Deutschland unter digitalem Dauerbeschuss
Die Bedrohung aus dem Netz ist längst keine Science-Fiction mehr – sondern Alltag. Laut dem aktuellen Lagebild Cybercrime sind die Angriffe auf Deutschland nicht nur zahlreich, sondern auch gefährlich wie nie. Mit über 330.000 bekannten Fällen im Jahr 2024 hat die Cyberkriminalität in Deutschland ein alarmierendes Niveau erreicht – Tendenz: steigend.
Innenminister Alexander Dobrindt schlägt Alarm. Besonders brisant: Immer mehr Angriffe kommen aus dem Ausland– und oft aus politisch brisanten Regionen wie Russland. Gleichzeitig verschwimmen die Grenzen zwischen Cyberdiebstahl und digitaler Sabotage. Das macht die Täter nicht nur schwer greifbar – sondern ihre Motive auch unkalkulierbar.
178 Milliarden Euro Schaden – und das ist nur die Spitze des Eisbergs
178,6 Milliarden Euro – so hoch ist der geschätzte Schaden durch Cyberangriffe im Jahr 2024. Ein Plus von 30 Milliarden im Vergleich zum Vorjahr. Täglich werden Unternehmen erpresst, Verwaltungen lahmgelegt, Kontodaten abgegriffen oder sensible Informationen verschlüsselt – oft mit Ransomware, der gefährlichsten aller Cyberwaffen.
Hinzu kommen DDoS-Attacken, die gezielt Netzwerke überlasten – und laut Behörden verstärkt aus Russland stammen. Auch politische Angriffe im Zusammenhang mit dem Nahostkonflikt wurden festgestellt. Selbst Messenger-Dienste wie Telegram werden mittlerweile zur Plattform für den digitalen Untergrund: Dort floriert das Geschäft mit „Cybercrime-as-a-Service“ – also Hacken auf Bestellung.

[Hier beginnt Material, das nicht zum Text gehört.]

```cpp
// ... 1404 lines not shown
#else
    return shape_targets_full(shape, c, pov, t, exclude_pk);
#endif
  }
  MSB_HD MSB_INL PList shape_targets_full(int shape, P c, int pov, Tgt t, int exclude_pk) {
    PList all = get_targets_full(pov, t, exclude_pk);
    PList out;
    out.clear();
    bool base_rule = shape_base_rule(shape);
    int m = all.n();
    for (int i = 0; i < m; i++) {
      P p = all.at(i);
      if (in_shape(shape, c, pov, p) || (base_rule && p_is_base(p) && tg_base(t))) out.push_raw(all.get(i));
    }
    if (shape == SH_FRONT || shape == SH_BEHIND) sort_by_y(out, (shape == SH_FRONT) ? (pov == local()) : (pov == remote()));
    return out;
  }
  MSB_HD MSB_INL bool shape_any(const int shape, const P c, const int pov, const Tgt t) {
#if MSB_TARGET_SCAN
    MSB_SCOPE(PS_GET_TARGETS);
    if (get_targets_hit(pov, t, shape_mask(shape, c, pov)) != 0) return true;
    const int bases = target_bases(t);
    if (!bases) return false;
    const bool asc = (pov == local());
    return shape_base_rule(shape) || ((bases & 1) && in_shape(shape, c, pov, base_point(true, asc))) ||
           ((bases & 2) && in_shape(shape, c, pov, base_point(false, asc)));
#else
    return shape_targets_full(shape, c, pov, t, PK_NONE).n() > 0;
#endif
  }

  MSB_HD MSB_INL int choice_index(int n) { return rng_randint(0, n); }
  MSB_HD MSB_INL P choice_point(PList l) { return l.at(choice_index(l.n())); }
  MSB_HD MSB_A_SHUFFLE PList shuffle(PList l) {
    for (int i = l.n() - 1; i >= 1; i--) {
      int j = (int)rng_interval((uint32_t)i);
      int tmp = l.get(i);
      l.set(i, l.get(j));
      l.set(j, tmp);
    }
    return l;
  }
  MSB_HD MSB_A_SHUFFLE PList sorted_head(PList l, int key_mode, bool rev, int k) {
    int b0 = -1, b1 = -1, k0 = 0, k1 = 0;
    double r0 = 0.0, r1 = 0.0;
    int m = l.n();
    for (int i = 0; i < m; i++) {
      P p = l.at(i);
      int kv = key_mode == 0 ? p.y : e_str(at(p));
      double rv = rng_random_sample();
      bool lt0 = b0 < 0 || (rev ? (kv > k0 || (kv == k0 && rv > r0)) : (kv < k0 || (kv == k0 && rv < r0)));
      if (lt0) {
        b1 = b0; k1 = k0; r1 = r0;
        b0 = i; k0 = kv; r0 = rv;
      } else {
        bool lt1 = b1 < 0 || (rev ? (kv > k1 || (kv == k1 && rv > r1)) : (kv < k1 || (kv == k1 && rv < r1)));
        if (lt1) {
          b1 = i; k1 = kv; r1 = rv;
        }
      }
    }
    PList out;
    out.clear();
    if (b0 >= 0 && k >= 1) out.push_raw(l.get(b0));
    if (b1 >= 0 && k >= 2) out.push_raw(l.get(b1));
    return out;
// ... 278 lines not shown
#else
  MSB_HD MSB_INL void call_destroy(Wk& k, int e, bool src) {
    const int sv = ctx_enter(e);
    if (fault()) return;
    wk_push_ctx(k, sv);
    if (e_is_unit(e)) {
      board_set(e_pos(e), -1);
      m.st8g(eg(e), EO_PATHN, 0);
      e_set_dmg(e, e_str(e));
      if (e_card_trigger(e) == TR_ON_DEATH) {
        push_trigger(e, src);
        if (fault()) return;
        if (!m.ld8(H_RESOLVING)) {
          wk_push(k, mk_hdr(F_DESTROY_TAIL, 0, 0, 0));
          call_pop_trigger(k);
          return;
        }
      }
      recalc_front_after_destroy();
    } else {
      e_set_dmg(e, e_str(e));
      board_set(e_pos(e), -1);
      recalc_front_after_destroy();
    }
  }
#endif
  MSB_HD MSB_INL bool need_unit(int e) {
    if (e < 0 || e >= AT_PLAYER || !e_is_unit(e)) {
      set_fault(FAULT_PY_EXCEPTION);
      return false;
    }
    return true;
  }
  MSB_HD MSB_INL void freeze(int e) {
    if (need_unit(e)) e_st_add(e, ST_FROZEN);
  }
  MSB_HD MSB_INL void poison(int e) {
    if (!need_unit(e)) return;
    if (e_st(e, ST_VITALIZED) > 0) e_st_remove(e, ST_VITALIZED);
    e_st_add(e, ST_POISONED);
  }
  MSB_HD MSB_INL void vitalize(int e) {
    if (!need_unit(e)) return;
    if (e_st(e, ST_POISONED) > 0) e_st_remove(e, ST_POISONED);
    e_st_add(e, ST_VITALIZED);
  }
  MSB_HD MSB_INL void confuse(int e) {
    if (need_unit(e)) e_st_add(e, ST_CONFUSED);
  }
  MSB_HD MSB_INL void deconfuse(int e) {
    if (need_unit(e)) e_st_remove(e, ST_CONFUSED);
  }
  MSB_HD MSB_INL void disable(int e) {
    if (need_unit(e) && e_has_ability(e)) e_st_add(e, ST_DISABLED);
  }

  MSB_HD MSB_INL void set_path(int e, bool on_play) {
    const int sv = ctx_enter(e);
    set_path_impl(e, on_play);
    ctx_leave(sv);
  }
#if MSB_WE_IMG && MSB_WIDE_PATH
  MSB_HD MSB_A_SETPATH void set_path_impl(int e, bool on_play) { set_path_known(e, on_play, m.ld32g(eg(e), 0)); }
  MSB_HD MSB_A_SETPATH void set_path_known(int e, bool on_play, const uint32_t ge) {
#else
  MSB_HD MSB_A_SETPATH void set_path_impl(int e, bool on_play) {
#endif
    MSB_SCOPE(PS_SET_PATH);
#if MSB_WIDE_PATH
    static_assert(EO_CARD == 0 && EO_FLAGS == 1 && EO_POS == 2 && EO_MOV == 3, "word 0 of an entity");
#if !MSB_WE_IMG
    const uint32_t ge = m.ld32g(eg(e), 0);
#endif
    P position = tile_p((int)(ge >> 16) & 0xff);
    int confused_cached = e_st(e, ST_CONFUSED);
    const int owner = (int)(ge >> 8) & EF_OWNER;
    const bool ff = ((ge >> 8) & EF_FF) != 0;
    const bool is_local = owner == local();
    const int steps = on_play ? (int)(ge >> 24) : 1;
    uint32_t packed = 0;
    int n = 0, nd = 0;
    uint32_t seen = 0;
    for (int k = 0; k < steps; k++) {
      P dest{position.x, position.y + (is_local ? -1 : 1)};
      if (confused_cached > 0) {
        int dx;
        if (position.x == 0)
          dx = 1;
// ... 490 lines not shown
#undef MV_WAIT
#undef MV_CALLED
  }
#endif

  MSB_HD MSB_INL void call_unit_play(Wk& k, int e, P position) {
#if MSB_WE_IMG && MSB_WIDE_PATH
    const uint32_t w0 = ((m.ld32g(eg(e), 0) | ((uint32_t)EF_RESOLVING_PLAY << 8)) & ~0xff0000u) | ((uint32_t)(p_tile(position) & 0xff) << 16);
    const int kind = e_kind(e);
    m.st32g(eg(e), 0, w0);
    board_put(p_tile(position), e);
    set_path_known(e, true, w0);
    if (fault()) return;
    if (kind_card_trigger(kind) == TR_ON_PLAY) {
#else
    e_set_flag(e, EF_RESOLVING_PLAY, true);
    board_set(position, e);
    set_path(e, true);
    if (fault()) return;
    if (e_card_trigger(e) == TR_ON_PLAY) {
#endif
      call_move_later(k, e, MV_PLAYED);
      call_run_ability(k, e, -1, PK_NONE, true);
    } else {
      call_move(k, e, MV_PLAYED);
    }
  }
  MSB_HD MSB_INL void call_structure_play(Wk& k, int e, P position) {
    board_set(position, e);
    if (e_card_trigger(e) == TR_ON_PLAY) call_run_ability(k, e, -1, PK_NONE, true);
  }
  MSB_HD MSB_INL bool e_resolving_play(int e) const { return (e_flags(e) & EF_RESOLVING_PLAY) != 0; }
  MSB_HD MSB_INL void gain_speed(int e, int amount) {
    int mv = e_mov(e);
    m.st8g(eg(e), EO_MOV, mv + amount);
    set_path(e, e_resolving_play(e));
    m.st8g(eg(e), EO_MOV, mv);
  }
  MSB_HD MSB_INL void call_command(Wk& k, int e) {
    if (!need_unit(e)) return;
    const int sv = ctx_enter(e);
    if (fault()) return;
    wk_push_ctx(k, sv);
    const bool ff = e_ff(e);
    e_set_flag(e, EF_FF, true);
    set_path(e, false);
    if (fault()) return;
    wk_push(k, mk_hdr(F_CMD_TAIL, 0, e, ff ? 1 : 0));
    call_move(k, e);
  }
  MSB_HD MSB_INL void convert(int e) {
    int o = e_owner(e);
    int no = opponent_of(o);
    e_set_flag(e, EF_OWNER, no != 0);
    set_path(e, e_resolving_play(e));
  }
  MSB_HD MSB_INL void teleport(int e, P dest) {
    const int sv = ctx_enter(e);
    teleport_impl(e, dest);
    ctx_leave(sv);
  }
  MSB_HD MSB_A_MISC void teleport_impl(int e, P dest) {
    if (at(dest) == AT_NONE) {
      board_set(e_pos(e), -1);
      board_set(dest, e);
      int o = e_owner(e);
      if (pl_front(o) > dest.y) set_pl_front(o, dest.y > 1 ? dest.y : 1);
      set_path(e, e_resolving_play(e));
    }
  }
// ... 610 lines not shown
      }
    }
    PList playable;
    playable.clear();
    for (int i = 0; i < 4; i++) {
      bool any = false;
      for (int a = 16 * i; a <= 16 * i + 15 && !any; a++) any = (lm[0] >> a) & 1;
      for (int a = 21 * i + 64; a <= 21 * i + 84 && !any; a++) any = a < 128 ? ((lm[1] >> (a - 64)) & 1) : ((lm[2] >> (a - 128)) & 1);
      if (any) playable.push_raw(i);
    }
    if (playable.n() > 0) {
      bool exact = false;
      int min_cost = 1 << 20;
      for (int k = 0; k < playable.n(); k++) {
        int c = hand_cost(lo, playable.get(k));
        if (c == mana) exact = true;
        if (c < min_cost) min_cost = c;
      }
      int want = exact ? mana : min_cost;
      PList pick;
      pick.clear();
      for (int k = 0; k < playable.n(); k++)
        if (hand_cost(lo, playable.get(k)) == want) pick.push_raw(k);
      int index = playable.get(pick.get(choice_index(pick.n())));
      int card = hand_card(lo, index);
      const CardInfo& ci = g_cards[card];
      PList enemies = get_targets(cp(), mk_tgt(TK_UNIT, TS_ENEMY), PK_NONE);
      PList bbe;
      bbe.clear();
      for (int k = 0; k < enemies.n(); k++)
        if (enemies.at(k).y == 4) bbe.push_raw(enemies.get(k));
      if (ci.kind == KIND_SPELL) {
        if (!ci.tgt.has) return 64 + 21 * index;
        PList t = get_targets(cp(), mk_tgt(ci.tgt), PK_NONE);
        if (t.n() == 0) {
          set_fault(FAULT_PY_EXCEPTION);
          return 155;
        }
        P p = choice_point(t);
        return p_valid(p) ? 65 + 21 * index + (4 - p.y) * 4 + p.x : 155;
      } else if (ci.kind == KIND_UNIT && bbe.n() > 0) {
        PList cand;
        cand.clear();
        for (int k = 0; k < bbe.n(); k++) {
          P en = bbe.at(k);
          if (en.x > 0 && at(P{en.x - 1, en.y}) == AT_NONE)
            cand.push(P{en.x - 1, en.y});
          else if (en.x < 3 && at(P{en.x + 1, en.y}) == AT_NONE)
            cand.push(P{en.x + 1, en.y});
        }
        if (cand.n() > 0) {
          P p = choice_point(cand);
          return p.y >= 1 ? 16 * index + (4 - p.y) * 4 + p.x : 155;
        }
      } else {
        int fl = pl_front(lo);
        PList cand;
        cand.clear();
        for (int x = 0; x < 4; x++)
          if (at(P{x, fl}) == AT_NONE) cand.push(P{x, fl});
        for (int k = 0; k < enemies.n(); k++) {
          P en = enemies.at(k);
          if (en.x > 0 && en.y >= fl && at(P{en.x - 1, en.y}) == AT_NONE)
            cand.push(P{en.x - 1, en.y});
          else if (en.x < 3 && en.y >= fl && at(P{en.x + 1, en.y}) == AT_NONE)
            cand.push(P{en.x + 1, en.y});
          else if (en.y < 4 && en.y + 1 >= fl && at(P{en.x, en.y + 1}) == AT_NONE)
            cand.push(P{en.x, en.y + 1});
        }
        if (cand.n() > 0) {
          P p = choice_point(cand);
          return p.y >= 1 ? 16 * index + (4 - p.y) * 4 + p.x : 155;
// ... 69 lines not shown
```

Polizei macht Fortschritte – aber Täter sitzen oft im Ausland
Erfolge gibt es auch: So konnte das BKA etwa illegale Online-Marktplätze für Waffen abschalten. Doch die Statistik zeigt: Nur 32 Prozent der Fälle werden aufgeklärt. Zum Vergleich: Bei herkömmlichen Straftaten liegt die Quote bei 58 Prozent. Warum? Weil die Angreifer meist außerhalb deutscher Strafverfolgung agieren – anonym, verschlüsselt und schnell.
BKA-Chef Holger Münch warnt deshalb vor einer steigenden Dunkelziffer. Die tatsächliche Anzahl der Angriffe dürfte weit höher liegen als das, was Behörden erfassen können. Und: Künstliche Intelligenz macht es Tätern heute noch leichter, ihre Opfer zu täuschen – etwa mit täuschend echten Phishing-Mails.
Der Staat schlägt zurück – mit Technik und neuen Gesetzen
Innenminister Dobrindt kündigt jetzt eine große Aufrüstung im digitalen Abwehrkampf an. Mehr Kompetenzen für Polizei und Sicherheitsbehörden, bessere Technik, Einsatz von KI auf Seiten der Ermittler und schärfere Sicherheitsstandards für Behörden sollen helfen, die Flut an Angriffen einzudämmen.
Doch all das hat seinen Preis – nicht nur finanziell. Auch Freiheitsrechte könnten eingeschränkt werden, wenn der Staat zu weit geht. Dobrindt fordert bereits neue gesetzliche Befugnisse – ein heißes Eisen in der politischen Debatte.
Nicht nur „aufrüsten“, sondern auch „umdenken“!
Natürlich muss der Staat gegen Cyberangriffe aufrüsten. Aber der Reflex, bei jeder Bedrohung mehr Überwachung zu fordern, greift zu kurz. Cybersicherheit ist nicht nur ein Problem der Polizei – sondern ein gesellschaftlicher Auftrag.
Wo bleiben verpflichtende Sicherheitsstandards für Unternehmen? Warum werden nicht auch Konzerne in die Pflicht genommen, ihre Systeme zu härten, statt nur auf den Staat zu zeigen?
Deutschland braucht keine digitale Festung, sondern ein intelligentes Abwehrsystem – mit Transparenz, technischer Bildung und konsequenter internationaler Strafverfolgung. Alles andere ist digitale Augenwischerei.